[Collected data entries]
+template <int X>
+__device__ __forceinline__ float lane_xor(float v) {
+    return __builtin_bit_cast(float, __builtin_amdgcn_ds_swizzle(__builtin_bit_cast(int, v), (X << 10) | 0x1f));
+}
+__device__ __forceinline__ void both_halves(float v, float& a, float& b) {
+    const unsigned u = __builtin_bit_cast(unsigned, v);
+    const auto sw = __builtin_amdgcn_permlane32_swap(u, u, false, false);
+    a = __builtin_bit_cast(float, (unsigned)sw[0]);
+    b = __builtin_bit_cast(float, (unsigned)sw[1]);
+}
+
+template <int D>
+__device__ __forceinline__ void flash_body_halves(const half_t* __restrict__ q, const char* __restrict__ img,
+                                                  const float* __restrict__ ktmax, half_t* __restrict__ out, int H,
+                                                  int Lq, int M, int nT, int batch_per_group, float scale_log2,
+                                                  float diag_bias_log2, int64_t q_ld, int h, int qblk, int b) {
+    using Cfg = AttnCfg<D>;
+    static_assert(!Cfg::MCOL && Cfg::ONES, "head dims with a spare V^T row and no spare K column (D = 80)");
+    constexpr int NKS = Cfg::NKS, NDB = Cfg::NDB;
+    extern __shared__ __attribute__((aligned(16))) char smem[];
+    const int g = b / batch_per_group;
+    const int C = H * D;
+
+    const int tid = threadIdx.x;
+    const int lane = tid & 63, wave = tid >> 6;
+    const int l31 = lane & 31, hi = lane >> 5;
+    const int qrow0 = qblk * 512 + wave * 64 + l31;
+    const int wave_s = __builtin_amdgcn_readfirstlane(wave);
+    const int grpB = wave_s >= 4 ? 1 : 0;
+
+    half8_t qf[2][NKS];
+    float q2[2];
+#pragma unroll
+    for (int j = 0; j < 2; ++j) {
+        const int qr = qrow0 + 32 * j;
+        const half_t* qp = q + ((int64_t)b * Lq + (qr < Lq ? qr : Lq - 1)) * q_ld + h * D;
+        q2[j] = 0.f;
+#pragma unroll
+        for (int ks = 0; ks < NKS; ++ks) {
+            const half8_t t = *reinterpret_cast<const half8_t*>(qp + ks * 16 + hi * 8);
+#pragma unroll
+            for (int e = 0; e < 8; ++e) q2[j] = fmaf((float)t[e], (float)t[e], q2[j]);
+#pragma unroll
+            for (int e = 0; e < 8; ++e) qf[j][ks][e] = (half_t)((float)t[e] * scale_log2);
+        }
+        float qa, qb;
+        both_halves(q2[j], qa, qb);
+        q2[j] = qa + qb;
+    }
+    float kmax;
+    {
+        const float* km = ktmax + (int64_t)(g * H + h) * nT;
+        float k2 = 0.f;
+        for (int i = lane; i < nT; i += 64) k2 = fmaxf(k2, km[i]);
+        k2 = fmaxf(k2, lane_xor<16>(k2));
+        k2 = fmaxf(k2, lane_xor<8>(k2));
+        k2 = fmaxf(k2, lane_xor<4>(k2));
+        k2 = fmaxf(k2, lane_xor<2>(k2));
+        k2 = fmaxf(k2, lane_xor<1>(k2));
+        float ka, kb;
+        both_halves(k2, ka, kb);
+        kmax = sqrtf(fmaxf(ka, kb));
+    }
+    bool common = diag_bias_log2 == 0.f && nT >= 2;
+#pragma unroll
+    for (int j = 0; j < 2; ++j) common = common && (scale_log2 * sqrtf(q2[j]) * kmax <= FOLD_MAX);
+
+    constexpr int NPW_LO = Cfg::NP / 8, NPW_HI = (Cfg::NP + 7) / 8, NREM = Cfg::NP % 8;
+    const int many = wave_s < NREM ? 1 : 0;
+    const uint32_t lds0 =
+        __builtin_amdgcn_readfirstlane((uint32_t)(size_t)(__attribute__((address_space(3))) char*)smem);
+    const char* src = img + (int64_t)(g * H + h) * (nT + 1) * Cfg::TILE;
+    const uint32_t lane_off = (wave * 64 + lane) * 16;
+    auto stage = [&](int p, int slot) __attribute__((always_inline)) {
+        const char* sp = src + (int64_t)p * Cfg::TILE;
+        const uint32_t dstb = lds0 + slot * Cfg::TILE + wave_s * 1024;
+#pragma unroll
+        for (int i = 0; i < NPW_HI; ++i) {
+            if (i < NPW_LO || many) {
+                const uint32_t m0v = dstb + i * 8192;
+                asm volatile("s_mov_b32 m0, %2\n\tglobal_load_lds_dwordx4 %0, %1" ::"v"(lane_off), "s"(sp), "s"(m0v)
+                             : "memory");
+                sp += 8192;
+            }
+        }
+    };
+    auto wait_barrier = [&](int keep) __attribute__((always_inline)) {
+        if (keep == 0) {
+            ring_wait_barrier<0>();
+        } else if (many) {
+            if (keep == 1) ring_wait_barrier<NPW_HI>(); else ring_wait_barrier<2 * NPW_HI>();
         } else {
-            l_tot = l_run[j] + __shfl_xor(l_run[j], 32, 64);
-        }
-        const float inv = 1.f / l_tot;
-        const int qr = qrow0 + 32 * j;
+            if (keep == 1) ring_wait_barrier<NPW_LO>(); else ring_wait_barrier<2 * NPW_LO>();
+        }
+    };
+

▶ _Task prompt_: Scan the data above; copy every line where "kmax" appears.

▶ _Written response_:
+    float kmax;
+        kmax = sqrtf(fmaxf(ka, kb));
+    for (int j = 0; j < 2; ++j) common = common && (scale_log2 * sqrtf(q2[j]) * kmax <= FOLD_MAX);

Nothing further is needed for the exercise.